Success: what happens when America's food banks embrace free-market economics [pdf] - c_prompt
http://conference.nber.org/confer/2015/MDf15/Prendergast.pdf
======
c_prompt
tl/dr:

Feeding America [1] is a network of food banks that feeds more than 46 million
people. In 2005, four professors at the University of Chicago helped replace
their centralized distribution system with an auction-based one, allocating
"shares" to each bank to bid on donated food.

From The Week [2]:

"Initially, there was plenty of resistance. As one food bank director told
Canice Prendergast, an economist advising Feeding America, "I am a socialist.
That's why I run a food bank. I don't believe in markets.

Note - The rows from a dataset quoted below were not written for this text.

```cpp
__global__ __launch_bounds__(128) void zn_wsum_kernel(int n, int nrg, int ncol, const int *__restrict__ cov_ptr, const int2 *__restrict__ cov_ent,
                                                      const double *__restrict__ raw, double *__restrict__ grid) {
  const int g = blockIdx.x, k = blockIdx.y, row = threadIdx.x;
  double s = 0.0;
  const int e0 = cov_ptr[g], e1 = cov_ptr[g + 1];
  for (int e = e0; e < e1; e += 4) {
    double v[4];
#pragma unroll
    for (int u = 0; u < 4; ++u) {
      const int2 en = cov_ent[min(e + u, e1 - 1)];
      v[u] = raw[((size_t)(k * nrg + en.x) * ncol + en.y) * 128 + row];
      if (e + u >= e1) v[u] = 0.0;
    }
    s += (v[0] + v[1]) + (v[2] + v[3]);
  }
  grid[((size_t)k * n + g) * 128 + row] = s;
}
__global__ __launch_bounds__(256) void zn_dtable_kernel(int C_pad, int nz, int kzt, int n, const double *__restrict__ phihat,
                                                        const double2 *__restrict__ cs, double *__restrict__ Dt) {
  const int col = blockIdx.x * 256 + threadIdx.x, g = blockIdx.y;
  if (col >= C_pad) return;
  const int ct = col / 320, cl = col - 320 * ct;
  const int ml = 8 * (cl >> 4) + (cl & 7), m = ct * kzt + ml;
  double v = 0.0;
  if (ml < kzt && m < nz) {
    const double2 e = cs[(int)(((long long)m * g) % n)];
    v = (6.283185307179586476925286766559 / n / phihat[m]) * ((cl & 8) ? e.y : e.x);
  }
  Dt[(size_t)g * C_pad + col] = v;
}
__global__ __launch_bounds__(256) void zn_dft_kernel(int n, int C_pad, int nz, int kzt, const int *__restrict__ own_rt, const double *__restrict__ grid,
                                                     const double *__restrict__ Dt, const double *__restrict__ wfull, double *__restrict__ G,
                                                     double *__restrict__ Gwf) {
  __shared__ double part[3][64][16];
  const int lane = threadIdx.x & 63, fr = lane & 15, fk = lane >> 4, kq = threadIdx.x >> 6;
  const int k = blockIdx.x >> 2, fp = blockIdx.x & 3, rt = own_rt[k], cb0 = 2 * blockIdx.y;
  {
    const int ct = 16 * cb0 / 320, ml0 = 8 * ((16 * cb0 - 320 * ct) >> 4);
    if (ml0 >= kzt || ct * kzt + ml0 >= nz) return;
  }
  const int nkq = n / 16, kbeg = kq * nkq, nks = kbeg + nkq;
  const double *a = grid + ((size_t)k * n + fk) * 128 + 32 * fp + fr;
  const double *b = Dt + (size_t)fk * C_pad + 16 * cb0 + fr;
  d4 acc[2][2];
#pragma unroll
  for (int i = 0; i < 2; ++i)
#pragma unroll
    for (int j = 0; j < 2; ++j) acc[i][j] = (d4){0.0, 0.0, 0.0, 0.0};
  constexpr int KB = 8;
  double a0[KB][2], b0[KB][2], a1[KB][2], b1[KB][2];
  auto fetch = [&](double(*av)[2], double(*bv)[2], int k0) {
#pragma unroll
    for (int i = 0; i < KB; ++i) {
      const int ks = min(k0 + i, nks - 1);
      av[i][0] = a[(size_t)ks * 512]; av[i][1] = a[(size_t)ks * 512 + 16];
      bv[i][0] = b[(size_t)ks * 4 * C_pad]; bv[i][1] = b[(size_t)ks * 4 * C_pad + 16];
    }
  };
  auto mult = [&](const double(*av)[2], const double(*bv)[2], int k0) {
#pragma unroll
    for (int i = 0; i < KB; ++i) {
      const bool on = k0 + i < nks;
      const double x0 = on ? av[i][0] : 0.0, x1 = on ? av[i][1] : 0.0;
      acc[0][0] = ZN_MFMA(x0, bv[i][0], acc[0][0]); acc[0][1] = ZN_MFMA(x0, bv[i][1], acc[0][1]);
      acc[1][0] = ZN_MFMA(x1, bv[i][0], acc[1][0]); acc[1][1] = ZN_MFMA(x1, bv[i][1], acc[1][1]);
    }
  };
  fetch(a0, b0, kbeg);
  for (int k0 = kbeg; k0 < nks; k0 += 2 * KB) {
    fetch(a1, b1, k0 + KB);
    mult(a0, b0, k0);
    fetch(a0, b0, k0 + 2 * KB);
    mult(a1, b1, k0 + KB);
  }
  if (kq > 0) {
#pragma unroll
    for (int i = 0; i < 2; ++i)
#pragma unroll
      for (int j = 0; j < 2; ++j)
#pragma unroll
        for (int r = 0; r < 4; ++r) part[kq - 1][lane][(2 * i + j) * 4 + r] = acc[i][j][r];
  }
  __syncthreads();
  if (kq > 0) return;
#pragma unroll
  for (int i = 0; i < 2; ++i)
#pragma unroll
    for (int j = 0; j < 2; ++j) {
      const int f16 = 2 * fp + i, gcol = 16 * (cb0 + j) + fr;
      const size_t rf = (size_t)rt * 8 + f16;
#pragma unroll
      for (int r = 0; r < 4; ++r) {
        const double v = ((acc[i][j][r] + part[0][lane][(2 * i + j) * 4 + r]) + part[1][lane][(2 * i + j) * 4 + r]) + part[2][lane][(2 * i + j) * 4 + r];
        const int row16 = 4 * r + fk;
        const size_t grow = (size_t)rt * 128 + 16 * f16 + row16;
        G[grow * C_pad + gcol] = v;
        Gwf[(rf * (C_pad / 4) + (gcol >> 2)) * 64 + (gcol & 3) * 16 + row16] = wfull[grow * C_pad + gcol] * v;
      }
    }
}
void launch_zn_dtable(hipStream_t s, const DevPlan &pl, int kzt, int n, const double *phihat, const double2 *cs, double *Dt) {
  hipLaunchKernelGGL(zn_dtable_kernel, dim3((pl.C_pad + 255) / 256, n), dim3(256), 0, s, pl.C_pad, pl.nz, kzt, n, phihat, cs, Dt);
}
void launch_zn_windows_to_g(hipStream_t s, const DevPlan &pl, int kzt, int n, int n_own, const int *own_rt, int nrg, int ncol, const int *cov_ptr,
                            const int2 *cov_ent, const double *raw, double *grid, const double *Dt, double *G, double *Gwf) {
  hipLaunchKernelGGL(zn_wsum_kernel, dim3(n, n_own), dim3(128), 0, s, n, nrg, ncol, cov_ptr, cov_ent, raw, grid);
  hipLaunchKernelGGL(zn_dft_kernel, dim3(4 * n_own, pl.C_pad / 32), dim3(256), 0, s, n, pl.C_pad, pl.nz, kzt, own_rt, grid, Dt, pl.wfull, G, Gwf);
}

}

#ifdef ZN_TIMELINE
extern "C" int conp_debug_zn_timeline(unsigned long long *out, int nblocks) {
  return (int)hipMemcpyFromSymbol(out, HIP_SYMBOL(conp::zn_tl), sizeof(unsigned long long) * 6 * (size_t)nblocks);
}
extern "C" int conp_debug_zn_timeline_chunks(unsigned long long *out) {
  return (int)hipMemcpyFromSymbol(out, HIP_SYMBOL(conp::zn_tl_chunks), sizeof(unsigned long long) * 16 * 64);
}
#endif
```

Before: 11480 updates/s.
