template <int WN>
__global__ __launch_bounds__(GsCfg<WN>::THREADS, 2) void sp_gemm_glds_kernel_bf16x3(
    const char* __restrict__ Ah, int64_t a_img, const char* __restrict__ Bh, int64_t b_img, float* __restrict__ C,
    int64_t ldc, int M, int N, int KT, int accumulate, int tiles_m, int tiles_n, int64_t a_slab, int64_t b_slab,
    const unsigned* __restrict__ flag_a, const unsigned* __restrict__ flag_b) {
  using G = GsCfg<WN>;
  constexpr int APW = G::APW, BPW = G::BPW, NPIECES = G::NPIECES;
  extern __shared__ __attribute__((aligned(16))) char gs_smem[];
  if ((*flag_a | *flag_b) != 0u) return;
  int tm, tn;
  sp_gemm_tile_of_block(blockIdx.x, gridDim.x, tiles_m, tiles_n, tm, tn);
  const int m0 = tm * G::BM, n0 = tn * G::BN;
  const int tid = threadIdx.x, lane = tid & 63;
  const int wid = __builtin_amdgcn_readfirstlane(tid >> 6);
  const int wm = wid / WN, wn = wid % WN;
  const int l31 = lane & 31, lh = lane >> 5;

  unsigned a_off[APW], b_off[BPW];
#pragma unroll
  for (int j = 0; j < APW; ++j) {
    const int slot = (wid * APW + j) * 64 + lane;
    int row = slot >> 1;
    const int q = (slot & 1) ^ ((row >> 4) & 1);
    if (m0 + row > M - 1) row = M - 1 - m0;
    a_off[j] = (unsigned)(row * GS_RB + q * 16);
  }
#pragma unroll
  for (int j = 0; j < BPW; ++j) {
    const int slot = (wid * BPW + j) * 64 + lane;
    int row = slot >> 1;
    const int q = (slot & 1) ^ ((row >> 4) & 1);
    if (n0 + row > N - 1) row = N - 1 - n0;
    b_off[j] = (unsigned)(row * GS_RB + q * 16);
  }
  const char* __restrict__ Ablk = Ah + (int64_t)m0 * GS_RB;
  const char* __restrict__ Bblk = Bh + (int64_t)n0 * GS_RB;
  const unsigned s_base = SP_LDS_ADDR(gs_smem);

#define GS_PIECE(i)                                                                                    \
  do {                                                                                                 \
    if ((i) < 3 * APW) {                                                                               \
      const int p_ = (i) / APW, j_ = (i) % APW;                                                        \
      SP_GLDS_S(Ablk + p_ * a_img + ka_, a_off[j_], st_ + p_ * G::A_BYTES + (wid * APW + j_) * 1024);  \
    } else {                                                                                           \
      const int p_ = ((i) - 3 * APW) / BPW, j_ = ((i) - 3 * APW) % BPW;                                \
      SP_GLDS_S(Bblk + p_ * b_img + kb_, b_off[j_],                                                    \
                st_ + 3 * G::A_BYTES + p_ * G::B_BYTES + (wid * BPW + j_) * 1024);                     \
    }                                                                                                  \
  } while (0)

  f32x16 acc[4][2];
#pragma unroll
  for (int i = 0; i < 4; ++i)
#pragma unroll
    for (int j = 0; j < 2; ++j)
#pragma unroll
      for (int r = 0; r < 16; ++r) acc[i][j][r] = 0.f;

  {
    const int64_t ka_ = 0, kb_ = 0;
    const unsigned st_ = s_base;
#pragma unroll
    for (int i = 0; i < NPIECES; ++i) GS_PIECE(i);
  }
  SP_GLDS_LANDED();
  __syncthreads();

  const int fslot = (lh ^ ((l31 >> 4) & 1)) * 16;
  const int a_frag = (wm * 128 + l31) * GS_RB + fslot;
  const int b_frag = 3 * G::A_BYTES + (wn * 64 + l31) * GS_RB + fslot;

  for (int t = 0; t < KT; ++t) {
    const bool more = t + 1 < KT;
    const int64_t ka_ = (int64_t)(t + 1) * a_slab, kb_ = (int64_t)(t + 1) * b_slab;
    const unsigned st_ = s_base + (unsigned)((t + 1) & 1) * G::STAGE_BYTES;
    const char* st = gs_smem + (t & 1) * G::STAGE_BYTES;
    gs_bf16x8 af[3][4], bf[3][2];
#pragma unroll
    for (int p = 0; p < 3; ++p) {
#pragma unroll
      for (int i = 0; i < 4; ++i) af[p][i] = *(const gs_bf16x8*)(st + p * G::A_BYTES + a_frag + i * 32 * GS_RB);
#pragma unroll
      for (int j = 0; j < 2; ++j) bf[p][j] = *(const gs_bf16x8*)(st + p * G::B_BYTES + b_frag + j * 32 * GS_RB);
    }
    int piece = 0;
#pragma unroll
    for (int idx = 0; idx < 48; ++idx) {
      const int term = idx >> 3, i = (idx & 7) >> 1, j = idx & 1;
      const int pa = term == 0 ? 2 : (term == 2 || term == 3) ? 1 : 0;
      const int pb = term == 1 ? 2 : (term == 2 || term == 4) ? 1 : 0;
      acc[i][j] = __builtin_amdgcn_mfma_f32_32x32x16_bf16(af[pa][i], bf[pb][j], acc[i][j], 0, 0, 0);
      if (idx % 4 == 3 && piece < NPIECES) {
        __builtin_amdgcn_sched_barrier(0);
        if (more) GS_PIECE(piece);
        __builtin_amdgcn_sched_barrier(0);
        ++piece;
      }
    }
    if (more) SP_GLDS_LANDED();
    __syncthreads();
  }
#undef GS_PIECE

I'm not saying I
won't listen, but I am against this." But the Chicago economists managed to
design a market that worked even for participants who did not believe in it.
Within half a year of the auction system being introduced, 97 percent of food
banks won at least one load, and the amount of food allocated from Feeding
America's headquarters rose by over 35 percent, to the delight of volunteers
and donors."

The end result has been an improvement over the centralized scheme, whereby "a
lot of food rotted in places where it was not needed, while many shelves in
other food banks stood empty."

[1] [http://www.feedingamerica.org/](http://www.feedingamerica.org/)

[2] [https://theweek.com/articles/580341/what-happens-when-
americ...](https://theweek.com/articles/580341/what-happens-when-americas-
sovietstyle-food-banks-embrace-freemarket-economics)